Russia will earn an additional 2,667 million dollars thanks to high crude oil prices

El Periódico

Russia’s Finance Minister Anton Siluanov, reported this Sunday that the Russian budget will receive an additional 200 billion rubles ($2.667 million) due to the rise in oil prices.

“We expect additional income. But I want to clarify immediately that the levels of income and deficits of the last two months remain the same. (…) We are talking about an approximate sum of 200 billion rubles,” the minister told the local press, quoted by TASS.

This week the Deputy Prime Minister of Russia, Alexandr Nóvak, assured that The departure of the United Arab Emirates from OPEC will not trigger an oil price war in the international market due to the hydrocarbon deficit.

Russia almost doubled its oil export income in March compared to the previous month due to the rise in prices due to the Iranian blockade of the Strait of Hormuz following the attacks by the United States and Israel against Iran, according to a report published this Monday by the Center for Research on Energy and Clean Air (CREA).
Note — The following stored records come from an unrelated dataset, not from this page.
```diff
@@ -395,19 +422,32 @@
     {
       const int ln = lane_id();
       const int g = ln >> 4;
-      const unsigned pb = smem0 + OFF_P + (unsigned)((2 * D + 8 * g) * 4);
-      const unsigned ax = smem0 + OFF_X + (unsigned)(wq * NKT * 1024 + ln * 16);
+      unsigned pb = smem0 + OFF_P + (unsigned)((2 * D + 8 * g) * 4);
+      unsigned ax = smem0 + OFF_X + (unsigned)(wq * NKT * 1024 + ln * 16);
+      asm volatile("" : "+v"(pb), "+v"(ax));
       const float ri = p.resid_inv;
+      const int next = panel + (int)gridDim.x;
+      const unsigned noff = row_off(next * 128);
+      u32x4 bq[2][3];
+      auto bias_lo = [&](auto KT) __attribute__((always_inline)) {
+        constexpr int kt = decltype(KT)::value;
+        bq[kt & 1][0] = lds_u128(pb + (unsigned)(kt * 128));
+        bq[kt & 1][1] = lds_u128(pb + (unsigned)(kt * 128 + 16));
+        bq[kt & 1][2] = lds_u128(ax + (unsigned)(kt * 1024));
+      };
+      bias_lo(IC<0>{});
+      FD_SB();
       float sum = 0.f;
-#pragma unroll
-      for (int kt = 0; kt < NKT; ++kt) {
-        const u32x4 b0 = lds_u128(pb + (unsigned)(kt * 128)), b1 = lds_u128(pb + (unsigned)(kt * 128 + 16));
-        const u32x4 rh = __builtin_bit_cast(u32x4, ah[kt]), rl = lds_u128(ax + (unsigned)(kt * 1024));
+      static_for<0, NKT>([&](auto KT) __attribute__((always_inline)) {
+        constexpr int kt = decltype(KT)::value;
+        if constexpr (kt + 1 < NKT) bias_lo(IC<kt + 1>{});
+        FD_SB();
+        const u32x4 rh = __builtin_bit_cast(u32x4, ah[kt]), rl = bq[kt & 1][2];
 #pragma unroll
         for (int j = 0; j < 2; ++j)
 #pragma unroll
           for (int e = 0; e < 4; e += 2) {
-            const unsigned bw0 = j == 0 ? b0[e] : b1[e], bw1 = j == 0 ? b0[e + 1] : b1[e + 1];
+            const unsigned bw0 = bq[kt & 1][j][e], bw1 = bq[kt & 1][j][e + 1];
             float v0 = __builtin_fmaf(Y[2 * kt + j][e], os_dn, __builtin_bit_cast(float, bw0));
             float v1 = __builtin_fmaf(Y[2 * kt + j][e + 1], os_dn, __builtin_bit_cast(float, bw1));
             const unsigned hw = rh[2 * j + e / 2], lw = rl[2 * j + e / 2];
@@ -420,10 +460,11 @@
             sum += v0;
             sum += v1;
           }
-      }
-      const int next = panel + (int)gridDim.x;
-      load_hi(next * 128);
-      const unsigned noff = row_off(next * 128);
+        load_lo(KT, noff);
+        FD_SB();
+      });
+      static_for<0, NKT / 2>([&](auto KT) __attribute__((always_inline)) { load_hi(KT, noff); });
+      FD_SB();
       const float inv_n = 1.0f / (float)D;
       float mean = quad_sum(sum) * inv_n;
       asm volatile("" : "+v"(mean));
@@ -437,11 +478,27 @@
           t2 = __builtin_fmaf(dl, dl, t2);
         }
       const float rstd = (1.0f / sqrtf(__builtin_fmaf(quad_sum(t2), inv_n, p.eps))) * p.out_scale;
+      FD_STAMP_F(5);
+      u32x4 gq[2][4];
+      auto gamma_beta = [&](auto KT) __attribute__((always_inline)) {
+        constexpr int kt = decltype(KT)::value;
+        gq[kt & 1][0] = lds_u128(pb + (unsigned)(D * 4 + kt * 128));
+        gq[kt & 1][1] = lds_u128(pb + (unsigned)(D * 4 + kt * 128 + 16));
+        gq[kt & 1][2] = lds_u128(pb + (unsigned)(2 * D * 4 + kt * 128));
+        gq[kt & 1][3] = lds_u128(pb + (unsigned)(2 * D * 4 + kt * 128 + 16));
+      };
+      gamma_beta(IC<0>{});
+      FD_WAIT_VM(NKT / 2);
+      commit_lo();
+      static_for<NKT / 2, NKT>([&](auto KT) __attribute__((always_inline)) { load_hi(KT, noff); });
+      FD_STAMP_F(6);
+      FD_SB();
       const unsigned ooff = row_off(panel * 128);
       static_for<0, NKT>([&](auto KT) __attribute__((always_inline)) {
         constexpr int kt = decltype(KT)::value;
-        const u32x4 g0 = lds_u128(pb + (unsigned)(D * 4 + kt * 128)), g1 = lds_u128(pb + (unsigned)(D * 4 + kt * 128 + 16));
-        const u32x4 e0 = lds_u128(pb + (unsigned)(2 * D * 4 + kt * 128)), e1 = lds_u128(pb + (unsigned)(2 * D * 4 + kt * 128 + 16));
+        if constexpr (kt + 1 < NKT) gamma_beta(IC<kt + 1>{});
+        FD_SB();
+        const u32x4 g0 = gq[kt & 1][0], g1 = gq[kt & 1][1], e0 = gq[kt & 1][2], e1 = gq[kt & 1][3];
         float o[8];
 #pragma unroll
         for (int e = 0; e < 4; ++e) {
@@ -463,20 +520,20 @@
           __builtin_amdgcn_raw_buffer_store_b128(hv, rs_o, (int)ooff, kt * 8 * 512, FDMI_FFN_ST_AUX);
           __builtin_amdgcn_raw_buffer_store_b128(lv, rs_o, (int)ooff, (kt * 8 + 4) * 512, FDMI_FFN_ST_AUX);
         }
-        load_lo(KT, noff);
         if constexpr (TAIL) load_res(KT, noff, Y);
         FD_SB();
       });
     }
     FD_STAMP(13);
     FD_WAIT_VM(0);
-    commit_lo();
+    FD_STAMP_F(7);
     FD_STAMP(14);
     ++slot;
   }
   FD_WAIT_VM(0);
 #undef FD_STAMP
 #undef FD_STAMP_G
+#undef FD_STAMP_F
 #undef FD_SB
 }
 
```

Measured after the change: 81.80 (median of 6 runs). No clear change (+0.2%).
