template <int HT, bool STATES_OUT>
__global__ __launch_bounds__(rows_tune::kBlock) void quad_rollout_rows_kernel(
    const float *state0, const float *actions, const float *ref, int B, float dt,
    float half_dt, float half_dt2, float g0, float g1, float g2, float k0,
    float k1, float k2, RowArgs R) {
  APG_STAMP_DECL;
  APG_STAMP_AT(0);
  const int b = blockIdx.x * rows_tune::kBlock + threadIdx.x;
  const bool live = b < B;
  const int bb = live ? b : B - 1;
  using namespace rows_tune;
  constexpr int kActPre = HT < kActPreMax ? HT : kActPreMax;
  constexpr int kRefLook = kRefLookMax > HT ? HT : kRefLookMax;
  const auto r_s0 = __builtin_amdgcn_make_buffer_rsrc(
      const_cast<float *>(state0), 0, 3 * B * 16, 0x00020000);
  const auto r_act = __builtin_amdgcn_make_buffer_rsrc(
      const_cast<float *>(actions), 0, HT * B * 16, 0x00020000);
  const auto r_ref = __builtin_amdgcn_make_buffer_rsrc(
      const_cast<float *>(ref), 0, HT * B * 24, 0x00020000);
  const int v16 = bb * 16, v24 = bb * 24, p16 = B * 16, p24 = B * 24;
  APG_STAMP_REAL(7);

  u4v s4[3], a4[HT], rA[HT];
  u2v rB[HT];
  auto ld_ref = [&](int kr) {
    rA[kr] = __builtin_amdgcn_raw_buffer_load_b128(r_ref, v24, kr * p24, kLdAux);
    rB[kr] = __builtin_amdgcn_raw_buffer_load_b64(r_ref, v24 + 16, kr * p24, kLdAux);
  };
#pragma unroll
  for (int g = 0; g < 3; ++g)
    s4[g] = __builtin_amdgcn_raw_buffer_load_b128(r_s0, v16, g * p16, kLdAux);
  __builtin_amdgcn_sched_barrier(0);
#pragma unroll
  for (int k = 0; k < kActPre; ++k)
    a4[k] = __builtin_amdgcn_raw_buffer_load_b128(r_act, v16, k * p16, kLdAux);
  __builtin_amdgcn_sched_barrier(0);

  QuadConst c;
  c.dt = dt, c.half_dt = half_dt, c.half_dt2 = half_dt2;
  c.g[0] = g0, c.g[1] = g1, c.g[2] = g2;
  c.kdt[0] = k0, c.kdt[1] = k1, c.kdt[2] = k2;
  c.wd[0] = R.wd[0], c.wd[1] = R.wd[1], c.wd[2] = R.wd[2];
  const auto r_ga = __builtin_amdgcn_make_buffer_rsrc(R.grad_actions, 0,
                                                      HT * B * 16, 0x00020000);
  const int st16 = live ? b * 16 : (int)0x80000000;

  const bool reducer = blockIdx.x == 0 && threadIdx.x < kWave &&
                       R.prev.prev_partials != nullptr;
  PrevPartials pp;
  if (reducer) reduce_prev_head(R.prev, pp);
  __builtin_amdgcn_sched_barrier(0);

  float s[12];
  Trig st_trig[HT];
  float st_w[HT + 1][3];
  float st_pv[HT][6];
#pragma unroll
  for (int k = 0; k < HT; ++k) {
    {
      if (k + kActPre < HT)
        a4[k + kActPre] = __builtin_amdgcn_raw_buffer_load_b128(
            r_act, v16, (k + kActPre) * p16, kLdAux);
      if constexpr (kRefLook == 0) {
#pragma unroll
        for (int j = 0; j < kRefPerStep; ++j) {
          const int kr = HT - 1 - (k * kRefPerStep + j);
          if (kr >= 0) ld_ref(kr);
        }
      } else if (k >= HT - kRefLook) {
        ld_ref(HT - 1 - (k - (HT - kRefLook)));
      }
      __builtin_amdgcn_sched_barrier(0);
    }
    if (k == 0) {
#pragma unroll
      for (int g = 0; g < 3; ++g) {
        s[4 * g] = u2f(s4[g].x), s[4 * g + 1] = u2f(s4[g].y);
        s[4 * g + 2] = u2f(s4[g].z), s[4 * g + 3] = u2f(s4[g].w);
      }
    }
    const float act[4] = {u2f(a4[k].x), u2f(a4[k].y), u2f(a4[k].z), u2f(a4[k].w)};
#pragma unroll
    for (int i = 0; i < 3; ++i) st_w[k][i] = s[9 + i];
    st_trig[k] = make_trig(&s[3]);
    quad_step(s, act, c, st_trig[k]);
#pragma unroll
    for (int i = 0; i < 3; ++i) st_pv[k][i] = s[i], st_pv[k][3 + i] = s[6 + i];
    if constexpr (STATES_OUT) {
      const auto r_so = __builtin_amdgcn_make_buffer_rsrc(
          R.states_out, 0, HT * 3 * B * 16, 0x00020000);
#pragma unroll
      for (int g = 0; g < 3; ++g)
        __builtin_amdgcn_raw_buffer_store_b128(
            (u4v){f2u(s[4 * g]), f2u(s[4 * g + 1]), f2u(s[4 * g + 2]),
                  f2u(s[4 * g + 3])},
            r_so, st16, (k * 3 + g) * p16, 2);
    }
    if (k == 0) APG_STAMP_AT(1);
  }
#pragma unroll
  for (int i = 0; i < 3; ++i) st_w[HT][i] = s[9 + i];
  APG_STAMP_AT(2);

  float sum_p = 0.f, sum_v = 0.f, sum_w = 0.f, sum_r = 0.f, sum_t = 0.f;
  const float wp2 = 2.f * R.w.pos, wv2 = 2.f * R.w.vel, ww2 = 2.f * R.w.av,
              wr2 = 2.f * R.w.rates, wt2 = 2.f * R.w.thrust;
  float lam[12];
#pragma unroll
  for (int i = 0; i < 12; ++i) lam[i] = 0.f;
#pragma unroll
  for (int k = HT - 1; k >= 0; --k) {
    if constexpr (kRefLook > 0 && kRefTop) {
      if (k == HT - 1) {
#pragma unroll
        for (int kr = HT - 1 - kRefLook; kr >= 0; --kr) ld_ref(kr);
        __builtin_amdgcn_sched_barrier(0);
      }
    } else if constexpr (kRefLook > 0) {
      if (k - kRefLook >= 0) ld_ref(k - kRefLook);
      __builtin_amdgcn_sched_barrier(0);
    }
    const float rp[3] = {u2f(rA[k].x), u2f(rA[k].y), u2f(rA[k].z)};
    const float rv[3] = {u2f(rA[k].w), u2f(rB[k].x), u2f(rB[k].y)};
    const float act[4] = {u2f(a4[k].x), u2f(a4[k].y), u2f(a4[k].z), u2f(a4[k].w)};
#pragma unroll
    for (int i = 0; i < 3; ++i) {
      const float dp = st_pv[k][i] - rp[i];
      const float dv = st_pv[k][3 + i] - rv[i];
      const float wn = st_w[k + 1][i];
      sum_p = fmaf(dp, dp, sum_p), sum_v = fmaf(dv, dv, sum_v);
      sum_w = fmaf(wn, wn, sum_w);
      lam[i] = fmaf(wp2, dp, lam[i]);
      lam[6 + i] = fmaf(wv2, dv, lam[6 + i]);
      lam[9 + i] = fmaf(ww2, wn, lam[9 + i]);
    }
    const float a0 = act[0], da0 = a0 - 0.5f;
    float ga[4];
    ga[0] = wt2 * da0;
    sum_t = fmaf(da0, da0, sum_t);
#pragma unroll
    for (int i = 1; i < 4; ++i) {
      const float d = act[i] - 0.5f;
      sum_r = fmaf(d, d, sum_r);
      ga[i] = wr2 * d;
    }
    quad_step_adjoint(lam, ga, a0, st_w[k], c, st_trig[k]);
    if constexpr (kStoreAtEnd) {
      constexpr int kFlush = kStoreFlushAt;
      a4[k] = (u4v){f2u(ga[0]), f2u(ga[1]), f2u(ga[2]), f2u(ga[3])};
      if (k <= kFlush) {
        if (k == kFlush) {
#pragma unroll
          for (int j = HT - 1; j > kFlush; --j)
            __builtin_amdgcn_raw_buffer_store_b128(a4[j], r_ga, st16, j * p16, kStAux);
        }
        __builtin_amdgcn_raw_buffer_store_b128(a4[k], r_ga, st16, k * p16, kStAux);
      }
    } else {
      __builtin_amdgcn_raw_buffer_store_b128(
          (u4v){f2u(ga[0]), f2u(ga[1]), f2u(ga[2]), f2u(ga[3])}, r_ga, st16, k * p16,
          kStAux);
    }
    if (k == HT / 2) APG_STAMP_AT(6);
  }
  if constexpr (kStoreAtEnd && kStoreFlushAt < 0) {
#pragma unroll
    for (int k = HT - 1; k >= 0; --k)
      __builtin_amdgcn_raw_buffer_store_b128(a4[k], r_ga, st16, k * p16, kStAux);
  }
  if (R.grad_state0) {
    const auto r_gs = __builtin_amdgcn_make_buffer_rsrc(R.grad_state0, 0,
                                                        3 * B * 16, 0x00020000);
#pragma unroll
    for (int g = 0; g < 3; ++g)
      __builtin_amdgcn_raw_buffer_store_b128(
          (u4v){f2u(lam[4 * g]), f2u(lam[4 * g + 1]), f2u(lam[4 * g + 2]),
                f2u(lam[4 * g + 3])},
          r_gs, st16, g * p16, 2);
  }
  APG_STAMP_AT(3);
  const float loss = R.w.pos * sum_p + R.w.vel * sum_v + R.w.av * sum_w +
                     R.w.rates * sum_r + R.w.thrust * sum_t;
  write_wave_partial(R.loss_partials, live ? loss : 0.f, (B + kWave - 1) / kWave);
  if (reducer) reduce_prev_tail(R.prev, pp);
  APG_STAMP_FLUSH();
}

This independent organization, based in Finland, pointed out in its analysis that total income from the export of Russian crude oil grew by 94% month-on-month in March, up to 431 million euros per day, thanks above all to the rise in prices.

The income from the sale of oil has a lag of about three months because the contracts are set by average prices of weeks or months, so official prices, such as that of the Urals, are calculated with delayed data.

This Sunday, Saudi Arabia, Russia, Iraq, Kuwait, Kazakhstan, Algeria and Oman, the countries that make up the group called OPEC +, decided to increase their oil production quotas. It is the first meeting they have held after leaving the United Arab Emirates this week.

This Sunday’s agreement establishes that between the seven countries, starting in June, “188,000 barrels per day” will be added to current production, “within the framework of their collective commitment to the stability of the oil market,” according to a statement published on the organization’s website. For some observers, the measure has a merely symbolic nature, since producers in the Persian Gulf will not be able to export it.